When a request goes out, the provider's RequestConverter translates from canonical to vendor format. When a response comes back, the ResponseConverter translates back. The session context never sees a vendor-specific type.
This means a session that started on Claude can continue on GPT-4 or Gemini. Rate limited by one provider? Switch to another mid-turn. Need to A/B test models? Same context, different policy.
// Switch providers per-request or mid-session var policy = new OrchestrationPolicy { LlmProvider = "openai", SystemPrompt = systemPrompt, Tools = toolRegistry.GetTools(), Observer = new OrchestrationObserver() }; // Same session context, different provider // No data loss, no context reset var result = await orchestrator .RunAsync(session, policy, ct);
Semantic Kernel is tightly coupled to the OpenAI API shape. LangChain is Python-first with a C# port that lags behind. Both impose their abstractions on your code. Saucer inverts this — tools are plain C# methods, and every orchestration component is readily composable. (We also need provider-agnostic, portable session context that survives vendor switches, which neither supports natively.)
Saucer is an internal library. Making it public would mean maintaining it for external consumers — documentation, support, backward compatibility — which would slow down development. We share the architecture and approach here because the design decisions are valuable to many on their own.
Anthropic (Claude), OpenAI (GPT, o-series), and Google Gemini. Adding a provider means implementing ILlmProvider and writing a request/response converter. Custom LLM providers are even achievable without a rebuild of the library. (The adapter pattern makes this straightforward — the canonical FrameworkMessage types handle the translation.)
All conversation history is stored in canonical FrameworkMessage types, not vendor-specific formats. When you switch providers, the adapter converts the canonical context to the target API format. This works between calls, sessions or (theoretically) even mid-orchestration — useful for 429 rate limit recovery or cost routing.
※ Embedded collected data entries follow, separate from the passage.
+        const float4 b0 = *(const float4*)(p.bias + n), b1 = *(const float4*)(p.bias + n + 4);
+        const float4 g0 = *(const float4*)(p.ln_gamma + c), g1 = *(const float4*)(p.ln_gamma + c + 4);
+        const float4 e0 = *(const float4*)(p.ln_beta + c), e1 = *(const float4*)(p.ln_beta + c + 4);
+        const bool relu = (flags & ADA_EP_RELU_OP) != 0;
+        const long ld = p.ldo_op;
+#pragma unroll
+        for (int i = 0; i < TI; ++i) {
+            dump(i, 0);
+            const int rbase = wm * TI * 32 + i * 32 + rsub;
+            float4 v[NKI][2];
+            long orow[NKI];
+#pragma unroll
+            for (int k = 0; k < NKI; ++k) {
+                const int row = k * RPI + rsub;
+                const int m = mbase + i * 32 + row;
+                float4 x0 = *(const float4*)(slab + row * SW + 8 * cg);
+                float4 x1 = *(const float4*)(slab + row * SW + 8 * cg + 4);
+                x0.x += b0.x; x0.y += b0.y; x0.z += b0.z; x0.w += b0.w;
+                x1.x += b1.x; x1.y += b1.y; x1.z += b1.z; x1.w += b1.w;
+                uint32_t b, rem, cy, cx;
+                fast_divmod((uint32_t)(m < p.M ? m : -1 + p.M), p.dHoWo, b, rem);
+                fast_divmod(rem, p.dWo, cy, cx);
+                const int Y = (int)cy * ss + py, X = (int)cx * ss + px;
+                orow[k] = m < p.M ? ((long)b * (fh + 2) + (Y + 1)) * (fw + 2) + (X + 1) : -1;
+                if (p.tap_bias) {
+                    unsigned ring = 0;
+                    if (Y == 0) ring |= 0x007u;
+                    if (Y == fh - 1) ring |= 0x1c0u;
+                    if (X == 0) ring |= 0x049u;
+                    if (X == fw - 1) ring |= 0x124u;
+                    if (ring) {
+                        const float* tb = p.tap_bias + (long)n * 9;
+                        for (int t = 0; t < 9; ++t)
+                            if ((ring >> t) & 1u) {
+                                x0.x -= tb[t]; x0.y -= tb[9 + t]; x0.z -= tb[18 + t]; x0.w -= tb[27 + t];
+                                x1.x -= tb[36 + t]; x1.y -= tb[45 + t]; x1.z -= tb[54 + t]; x1.w -= tb[63 + t];
+                            }
+                    }
+                }
+                v[k][0] = x0;
+                v[k][1] = x1;
+                float sm = ((x0.x + x0.y) + (x0.z + x0.w)) + ((x1.x + x1.y) + (x1.z + x1.w));
+                sm += __shfl_xor(sm, 1);
+                sm += __shfl_xor(sm, 2);
+                sm += __shfl_xor(sm, 4);
+                if ((lane & 7) == 0) red_sum[(rbase + k * RPI) * WAVES_N + wn] = sm;
+            }
+            __syncthreads();
+            float mean[NKI];
+#pragma unroll
+            for (int k = 0; k < NKI; ++k) {
+                const float4 t = *(const float4*)(red_sum + (rbase + k * RPI) * WAVES_N);
+                mean[k] = ((t.x + t.y) + (t.z + t.w)) / (float)BN;
+                const float4 x0 = v[k][0], x1 = v[k][1];
+                const float a0 = x0.x - mean[k], a1 = x0.y - mean[k], a2 = x0.z - mean[k], a3 = x0.w - mean[k];
+                const float a4 = x1.x - mean[k], a5 = x1.y - mean[k], a6 = x1.z - mean[k], a7 = x1.w - mean[k];
+                float q = ((a0 * a0 + a1 * a1) + (a2 * a2 + a3 * a3)) + ((a4 * a4 + a5 * a5) + (a6 * a6 + a7 * a7));
+                q += __shfl_xor(q, 1);
+                q += __shfl_xor(q, 2);
+                q += __shfl_xor(q, 4);
+                if ((lane & 7) == 0) red_sq[(rbase + k * RPI) * WAVES_N + wn] = q;
+            }
+            __syncthreads();
+#pragma unroll
+            for (int k = 0; k < NKI; ++k) {
+                const float4 t = *(const float4*)(red_sq + (rbase + k * RPI) * WAVES_N);
+                const float rstd = 1.0f / sqrtf(((t.x + t.y) + (t.z + t.w)) / (float)BN + p.ln_eps);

Imagine deciding to go with Anthropic and you have 1000's of sessions already active with OpenAI.
They share the same AgentTools system. A method decorated with [AgentTool] can be invoked by the LLM orchestrator (Saucer.AI), exposed as an MCP tool (Saucer.MCP), called locally in application code, or mocked in tests. One definition, multiple execution contexts.
We are considering making this available to future partners, but Saucer.AI is not available as a public package. As much as we would love for external teams to have access to it, the overhead of sharing the IP is just out of scope.
Availability: Saucer is developed and used internally at The Martian Workshop. The architecture and patterns described here are shared for informative purposes.